1. A training method of a graph-text mutual inspection network is characterized by comprising the following steps:

constructing an image-text retrieval loss function;

2. The training method according to claim 1, wherein the image classification network is configured to extract features of an input image as the overall features of the image;

the image detection network is used for extracting a main component detection frame and component information of the image, and taking the component information as component characteristics;

3. The training method of claim 1, wherein the text feature encoder comprises: extracting a node characteristic layer, constructing a connection relation layer, constructing a layer and constructing a neighbor relation layer.

4. The training method according to claim 3, wherein the node feature extraction layer is configured to perform feature coding on text information of a multi-structure text to obtain a feature code corresponding to each sample;

5. Training method according to claim 1, wherein constructing a teletext search loss function comprises:

6. A picture-text mutual detection method of a picture-text mutual detection network is characterized by comprising the following steps:

when an image is input, carrying out feature extraction on the image based on an image multi-connection feature encoder of an image-text mutual inspection network to obtain image multi-connection features; wherein the image multi-connected feature encoder comprises: the method comprises the following steps of (1) constructing a network by an image classification network, an image detection network and an image structure of an image;

and retrieving the image multi-connection characteristics or the text coding characteristics through an output layer of the image-text mutual detection network to obtain a retrieval result.

7. The teletext interactive inspection method according to claim 6, wherein when an image is input, an image multi-connection feature encoder based on a teletext network performs feature extraction on the image to obtain an image multi-connection feature, comprising:

extracting a main component detection frame and component information of the image, and taking the component information as component characteristics;

8. A method according to claim 6, wherein the text feature encoder comprises: extracting a node characteristic layer, constructing a connection relation layer, constructing a layer and constructing a neighbor relation layer.

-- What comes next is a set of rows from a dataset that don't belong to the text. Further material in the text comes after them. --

template <int BK, int BC, int WG_BM = 64>
__global__ __launch_bounds__(256) void k_conv_wgrad(
    const bf16_t* __restrict__ dy, const bf16_t* __restrict__ x,
    const bf16_t* __restrict__ zpage,
    float* __restrict__ slab,
    int N, int H, int W_, int C, int K, int Ho, int Wo,
    int R, int S, int stride, int pad,
    int split, long m_per_split,
    unsigned long long magic_wo, unsigned shift_wo,
    unsigned long long magic_ho, unsigned shift_ho) {
  constexpr int WK = BK / 2, WC = BC / 2;
  constexpr int KF = WK / 16, CF = WC / 16;
  constexpr int MG = WG_BM / 32;
  constexpr int PA = BK / 16 * MG;
  constexpr int PB = BC / 16 * MG;
  constexpr int TILE = WG_BM * BK;
  constexpr int BUF = WG_BM * (BK + BC);
  __shared__ __attribute__((aligned(16))) bf16_t smem[2 * BUF];

  const long M = (long)N * Ho * Wo;
  const int ctiles = (C + BC - 1) / BC;
  const int tile_k = blockIdx.x / ctiles;
  const int tile_c = blockIdx.x % ctiles;
  const int rs = blockIdx.y;
  const int r = rs / S, s = rs % S;
  const int sp = blockIdx.z;

  const long m0 = (long)sp * m_per_split;
  const long m1 = (m0 + m_per_split < M) ? (m0 + m_per_split) : M;

  const int tid = threadIdx.x;
  const int lane = tid & 63;
  const int wave = tid >> 6;
  const int wr = wave >> 1, wc2 = wave & 1;

  const int s_pos = lane >> 3;
  const int s_mr = (lane >> 1) & 3;
  const int s_half = lane & 1;
  const int s_mb = (s_pos < 4) ? (2 * s_pos) : (2 * (s_pos - 4) + 1);
  const int s_mlocal = s_mb * 4 + s_mr;
  const int s_koff = s_half * 8;

  const bf16_t* dyrow[MG];
  const bf16_t* xrow[MG];
  bool dv[MG], xv[MG];

  auto decompose = [&](long mbase) {
    #pragma unroll
    for (int g = 0; g < MG; ++g) {
      long m = mbase + g * 32 + s_mlocal;
      dv[g] = m < m1;
      dyrow[g] = dv[g] ? (dy + m * K) : zpage;
      bool ok = false;
      const bf16_t* xr = zpage;
      if (m < m1) {
        unsigned mu = (unsigned)m;
        unsigned q1 = mdiv(mu, magic_wo, shift_wo);
        int wo = (int)(mu - q1 * (unsigned)Wo);
        unsigned n_u = mdiv(q1, magic_ho, shift_ho);
        int ho = (int)(q1 - n_u * (unsigned)Ho);
        int hh = ho * stride - pad + r;
        int wwv = wo * stride - pad + s;
        ok = hh >= 0 && hh < H && wwv >= 0 && wwv < W_;
        if (ok) xr = x + (((long)(int)n_u * H + hh) * W_ + wwv) * C;
      }
      xv[g] = ok;
      xrow[g] = xr;
    }
  };

  auto stage = [&](int buf) {
    bf16_t* ldy = smem + buf * BUF;
    bf16_t* lx = ldy + TILE;
    #pragma unroll
    for (int p = wave; p < PA; p += 4) {
      const int k16 = p / MG, g = p % MG;
      int kk = tile_k * BK + k16 * 16 + s_koff;
      const bf16_t* src = (dv[g] && kk < K) ? (dyrow[g] + kk) : zpage;
      __builtin_amdgcn_global_load_lds(
          (const GLOBAL_AS void*)src, (LDS_AS void*)(ldy + p * 512), 16, 0, 0);
    }
    #pragma unroll
    for (int p = wave; p < PB; p += 4) {
      const int c16 = p / MG, g = p % MG;
      int cc = tile_c * BC + c16 * 16 + s_koff;
      const bf16_t* src = (xv[g] && cc < C) ? (xrow[g] + cc) : zpage;
      __builtin_amdgcn_global_load_lds(
          (const GLOBAL_AS void*)src, (LDS_AS void*)(lx + p * 512), 16, 0, 0);
    }
  };

  f32x4_v acc[KF][CF];
  #pragma unroll
  for (int a = 0; a < KF; ++a)
    #pragma unroll
    for (int b = 0; b < CF; ++b) acc[a][b] = {0.f, 0.f, 0.f, 0.f};

  const long nsteps = (m1 - m0 + WG_BM - 1) / WG_BM;
  decompose(m0);
  stage(0);
  if (1 < nsteps) decompose(m0 + WG_BM);
  __syncthreads();

  int cur = 0;
  for (long t = 0; t < nsteps; ++t) {
    if (t + 1 < nsteps) {
      stage(cur ^ 1);
      if (t + 2 < nsteps) decompose(m0 + (t + 2) * WG_BM);
    }
    bf16_t* ldy = smem + cur * BUF;
    bf16_t* lx = ldy + TILE;
    #pragma unroll
    for (int mh = 0; mh < MG; ++mh) {
      tr64_t fk0[KF], fk1[KF], fc0[CF], fc1[CF];
      #pragma unroll
      for (int a = 0; a < KF; ++a) {
        const int k16 = (wr * WK) / 16 + a;
        unsigned addr = lds_u32(ldy + ((k16 * MG + mh) * 8) * 64) + lane * 8;
        asm volatile("ds_read_b64_tr_b16 %0, %1" : "=v"(fk0[a]) : "v"(addr));
        asm volatile("ds_read_b64_tr_b16 %0, %1 offset:512"
                     : "=v"(fk1[a]) : "v"(addr));
      }
      #pragma unroll
      for (int b = 0; b < CF; ++b) {
        const int c16 = (wc2 * WC) / 16 + b;
        unsigned addr = lds_u32(lx + ((c16 * MG + mh) * 8) * 64) + lane * 8;
        asm volatile("ds_read_b64_tr_b16 %0, %1" : "=v"(fc0[b]) : "v"(addr));
        asm volatile("ds_read_b64_tr_b16 %0, %1 offset:512"
                     : "=v"(fc1[b]) : "v"(addr));
      }
      asm volatile("s_waitcnt lgkmcnt(0)" ::: "memory");
      __builtin_amdgcn_sched_barrier(0);
      #pragma unroll
      for (int a = 0; a < KF; ++a)
        #pragma unroll
        for (int b = 0; b < CF; ++b) {
          union { struct { tr64_t lo, hi; } p; bf16x8_v v; } fa, fb;
          fa.p.lo = fk0[a]; fa.p.hi = fk1[a];
          fb.p.lo = fc0[b]; fb.p.hi = fc1[b];
          acc[a][b] = __builtin_amdgcn_mfma_f32_16x16x32_bf16(
              fa.v, fb.v, acc[a][b], 0, 0, 0);
        }
    }
    __syncthreads();
    cur ^= 1;
  }

  const long RSC = (long)R * S * C;
  float* out = slab + (long)sp * K * RSC;
  const int d_c = lane & 15;
  const int d_k0 = (lane >> 4) * 4;
  #pragma unroll
  for (int a = 0; a < KF; ++a) {
    #pragma unroll
    for (int b = 0; b < CF; ++b) {
      int c = tile_c * BC + wc2 * WC + b * 16 + d_c;
      if (c >= C) continue;
      #pragma unroll
      for (int q = 0; q < 4; ++q) {
        int k = tile_k * BK + wr * WK + a * 16 + d_k0 + q;
        if (k < K) out[(long)k * RSC + (long)rs * C + c] = acc[a][b][q];
      }
    }
  }
}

9. A training device for a graph-text mutual inspection network is characterized by comprising:

the network construction module is used for constructing a network based on the image multi-connection characteristic encoder and the text characteristic encoder to obtain an initial image-text mutual inspection network;

and the network training module is used for training the initial image-text mutual detection network based on the image-text retrieval loss function and the training data to obtain the image-text mutual detection network.

10. A picture and text mutual detection device of a picture and text mutual detection network is characterized by comprising:

the text feature processing module is used for carrying out feature coding on the text information based on a text feature coder of the image-text mutual detection network to obtain corresponding text coding features when the text information is input;

11. A server, comprising:

a memory for storing a computer program;

a processor for implementing the steps of the training method of the teletext mutual detection network according to any one of claims 1 to 5 and/or the steps of the teletext mutual detection method of the teletext mutual detection network according to any one of claims 6 to 8 when executing the computer program.

12. A computer-readable storage medium, characterized in that a computer program is stored on the computer-readable storage medium, and the computer program, when executed by a processor, implements the steps of the training method for teletext network according to any one of claims 1-5 and/or the steps of the teletext method for teletext network according to any one of claims 6-8.